I suspect that VirtualBox is using its own internal format for the file that holds the disk (see here). I guess the file is used as a loopback on which EXT3 really formats the content, so you can mount the disk with some tools (e.g., ImDisk, Qemu) and access the EXT3 filesystem.

However, I've not tried it myself.


----------



## kpa (May 20, 2013)

Are you using raw disks for storage on the virtual machines or just the normal .vdi files as "virtual disks"? If you use raw disks you should never see a difference on the disk(s) when comparing the results of using them from VirtualBox or having the same OS using the hardware without the virtualization. If using the .vdi disks it should be the same, the emulated hard  disks will be compatible between different OSes when run in VirtualBox assuming compatible partitioning formats are used. The .vdi files are not directly usable as generic disk images afaik, I believe VirtualBox puts some additional bookkeeping metadata into them.


----------



## drhowarddrfine (May 20, 2013)

I was toying with "Linux from Scratch" and using an old install of Mint on VirtualBox to create the 'scratch' version.
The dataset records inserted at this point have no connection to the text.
# dselivanov/rsparse

Hardware: AMD Instinct MI355X
Metric: als_iterations_per_sec (higher is better)
Workload: dtype f32 (Gram products of rows > 512 / <= 32 non-zeros as 2 x fp16 / 3 x bf16 split terms of the fp32 operands, fp32 accumulate; everything else fp32); 1 GPU; WRMF implicit ALS, CG(3), synthetic 10000000x1000000, 500155883 nnz, rank 128, lambda 0.1; survey_config=3, feedback=implicit, n_items=1000000, nnz=500155883, rank=128, solver=conjugate_gradient, cg_steps=3, parallelism=rows sharded x1, factors replicated

## Files before the change

rsparse_amd/csrc/wrmf_cgp.hip:

```cpp
#include "wrmf_internal.h"
#include "wrmf_device.h"

namespace rsparse_hip {
namespace {

using namespace dev;

constexpr int kPairMaxSweeps = 4;

template <int NQ, bool QUAD = false>
struct PairSmem {
  static constexpr int KP = 128, ps = KP + 8, os = QUAD ? KP + 8 : KP + 4;
  static constexpr int cols = QUAD ? 16 : 8;
  static constexpr int pcs = QUAD ? 2 * ps : ps;
  static constexpr size_t gfrag = NQ == 16 ? (size_t)4 * 16 * 1024 : 0;
  static constexpr size_t nxt = NQ == 16 ? (size_t)4 * 2 * 2 * 64 * 4 : 0;
  static constexpr size_t pub = (size_t)2 * cols * ps * 2, out = (size_t)cols * os * 4;
  static_assert(!QUAD || (pub == out && (size_t)pcs * 2 == (size_t)os * 4), "QUAD: one column, one stretch of LDS");
  static constexpr size_t bytes = gfrag + (QUAD ? pub : pub + out) + (size_t)4 * 8 * NQ * 4 + nxt + 16;
};
static_assert(PairSmem<16>::bytes <= 81920 && PairSmem<16, true>::bytes <= 81920, "two workgroups per CU");

template <bool GB, bool KFULL = false, int NQ = 8, bool QUAD = false>
__global__ __launch_bounds__(256, 2) void als_cgp_kernel(AlsArgs a, const int32_t* __restrict__ rows, int n_rows, int iters,
// ... 294 lines not shown
            } else {
              ah = *reinterpret_cast<const f16x8*>(sGf + ((t * 4 + ks) * 2 + 0) * 1024 + (QUAD ? ln : lane) * 16);
              al = *reinterpret_cast<const f16x8*>(sGf + ((t * 4 + ks) * 2 + 1) * 1024 + (QUAD ? ln : lane) * 16);
            }
            d0[t] = __builtin_amdgcn_mfma_f32_16x16x32_f16(ah, bh, d0[t], 0, 0, 0);
            d1[t] = __builtin_amdgcn_mfma_f32_16x16x32_f16(ah, bl, d1[t], 0, 0, 0);
            d1[t] = __builtin_amdgcn_mfma_f32_16x16x32_f16(al, bh, d1[t], 0, 0, 0);
          }
        }
        if (QUAD || (lane & 15) < 8) {
#pragma unroll
          for (int t = 0; t < 2; t++) {
            const f32x4 d = (d0[t] + d1[t]) * ginv;
            float* po = QUAD ? sOut + li * SM::os + 32 * wv + 16 * t + 4 * lg : sOut + (lane & 15) * SM::os + 32 * wv + 16 * t + 4 * (lane >> 4);
            *reinterpret_cast<f32x4*>(po) = d;
          }
        }
      }
      float lacc = 0.f;
      if (mode != 2) {
        float* trec = (mode == 0 ? tacc : tcur) + gs;
#pragma unroll
        for (int q0 = 0; q0 < NQ; q0 += 4) {
          if (blk_on(q0)) {
            float t[4];
            f32x2 s2[4];
#pragma unroll
            for (int u = 0; u < 4; u++) s2[u] = f32x2{0.f, 0.f};
#pragma unroll
            for (int rr = 0; rr < RPN; rr += 2) {
              const f32x2 va = {v[rr], v[rr + 1]};
#pragma unroll
              for (int u = 0; u < 4; u++) {
                const f32x2 xa = {xt[q0 + u][rr], xt[q0 + u][rr + 1]};
                s2[u] = __builtin_elementwise_fma(xa, va, s2[u]);
              }
            }
#pragma unroll
            for (int u = 0; u < 4; u++) t[u] = s2[u].x + s2[u].y;
#pragma unroll
            for (int u = 0; u < 4; u++) t[u] += dpp<0xB1>(t[u]);
#pragma unroll
            for (int u = 0; u < 4; u++) t[u] += dpp<0x4E>(t[u]);
#pragma unroll
            for (int u = 0; u < 4; u++) t[u] += dpp<0x141>(t[u]);
#pragma unroll
            for (int u = 0; u < 4; u++) t[u] += dpp<0x140>(t[u]);
#pragma unroll
            for (int u = 0; u < 4; u++) {
              const int q = q0 + u;
              const float c = GREG ? cv[q] : (QUAD ? nx[64 + q] : nx[64 + 2 * q + g2]);
              trec[SS * q] = t[u];
              const float w = mode == 0 ? c - (c - 1.f) * (GB ? t[u] + gbias : t[u]) : (c - 1.f) * t[u];
#pragma unroll
              for (int rr = 0; rr < RPN; rr++) acc[rr] = fmaf(w, xt[q][rr], acc[rr]);
            }
          }
        }
      } else {
        wave_sync();
        const float t = tacc[lslot];
        const float dd = ltgt - t;
        const float ls = row16_sum((lgrp && lslot < cnt) ? cl * dd * dd : 0.f);
        lacc = QUAD ? ls : pair_sum(ls);
      }
      if (mode != 2) {
        __syncthreads();
        const float f = (QUAD || g2 == 0) ? vinv : 0.f;
#pragma unroll
        for (int b = 0; b < NV; b++) {
          const float* po = QUAD ? sOut + lcol * SM::os + b * 16 * VW + li * VW : sOut + col * SM::os + b * 16 * VW + i * VW;
          const f32x4 o = *reinterpret_cast<const f32x4*>(po);
#pragma unroll
          for (int c = 0; c < VW; c++) acc[b * VW + c] = fmaf(f, o[c], acc[b * VW + c]);
        }
#pragma unroll
        for (int rr = 0; rr < RPN; rr++) out[rr] = QUAD ? acc[rr] : pair_sum(acc[rr]);
        if constexpr (GB) {
          if (mode == 0) {
#pragma unroll
            for (int b = 0; b < NV; b++) {
              const int off = b * 16 * VW + i * VW;
              const float4 pc = *reinterpret_cast<const float4*>(a.rhs_init + min(off, k - VW));
              const float* pf = reinterpret_cast<const float*>(&pc);
#pragma unroll
              for (int c = 0; c < VW; c++) out[b * VW + c] += off < k ? pf[c] : 0.f;
            }
          }
        }
      } else {
        loss_out = lacc;
      }
    };
    auto dot16 = [&](const float(&u)[RPN], const float(&w)[RPN]) {
      float s = 0.f;
#pragma unroll
      for (int rr = 0; rr < RPN; rr++) s = fmaf(u[rr], w[rr], s);
      return row16_sum(s);
    };

    float dummy = 0.f;
    sweep(x, 0, r, dummy);
    if constexpr (KFULL)
      request_indices(it + 1 < iters && ridx(it + 1) < n_rows, p1_c, p2_c - p1_c, (it + 1) & 1);
#pragma unroll
    for (int rr = 0; rr < RPN; rr++) p[rr] = r[rr];
    float rsold = dot16(r, r);
    bool conv = !live;
    for (int itc = 0; itc < a.cg_steps; ++itc) {
      sweep(p, 1, ap, dummy);
      const float pap = dot16(p, ap);
      const float alpha = conv ? 0.f : (float)((double)rsold / (double)pap);
      wave_sync();
      if (lgrp) tacc[lslot] = fmaf(alpha, tcur[lslot], tacc[lslot]);
      wave_sync();
#pragma unroll
      for (int rr = 0; rr < RPN; rr++) {
        x[rr] = fmaf(alpha, p[rr], x[rr]);
        r[rr] = fmaf(-alpha, ap[rr], r[rr]);
      }
      const float rsnew = dot16(r, r);
      if (!conv) {
        if (rsnew < kCgTol) {
          conv = true;
        } else {
          const float beta = (float)((double)rsnew / (double)rsold);
#pragma unroll
          for (int rr = 0; rr < RPN; rr++) p[rr] = fmaf(p[rr], beta, r[rr]);
          rsold = rsnew;
        }
      }
    }
    float rl = 0.f;
    sweep(x, 2, ap, rl);
    if constexpr (KFULL) {
      settle_indices();
    }
    if (live) {
      const float xx = dot16(x, x);
      wloss += (double)rl + a.lambda_loss * (double)xx;
      if (QUAD || g2 == 0) {
#pragma unroll
        for (int b = 0; b < NV; b++) {
          const int off = b * 16 * VW + i * VW;
          if (off < k) {
            float4 pc;
            float* pf = reinterpret_cast<float*>(&pc);
#pragma unroll
            for (int c = 0; c < VW; c++) pf[c] = x[b * VW + c];
            *reinterpret_cast<float4*>(yrow + off) = pc;
          }
        }
      }
    }
  }
  const double other = __shfl(wloss, 32);
  if constexpr (QUAD) {
    const double wsum = (wloss + __shfl(wloss, 16)) + (other + __shfl(wloss, 48));
    if (lane == 0) a.loss_partials[loss_slot0 + (size_t)blockIdx.x * 4 + wv] = wsum;
  } else {
    if (lane == 0) a.loss_partials[loss_slot0 + (size_t)blockIdx.x * 4 + wv] = wloss + other;
  }
}

}
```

What you guys said are what I was thinking but I probably should read ahead to see what happens once I create the image of the scratch installation. I guess I could just move that image over as a new, separate VM but I don't know how VirtualBox would handle the formatting.


----------



## wblock@ (May 21, 2013)

By default, VirtualBox uses files for the VM hard disks.  All the data that would normally be written to a hard disk is written to those files instead.  The good news is that it uses sparse files, so they often take less space than they would if completely full.


----------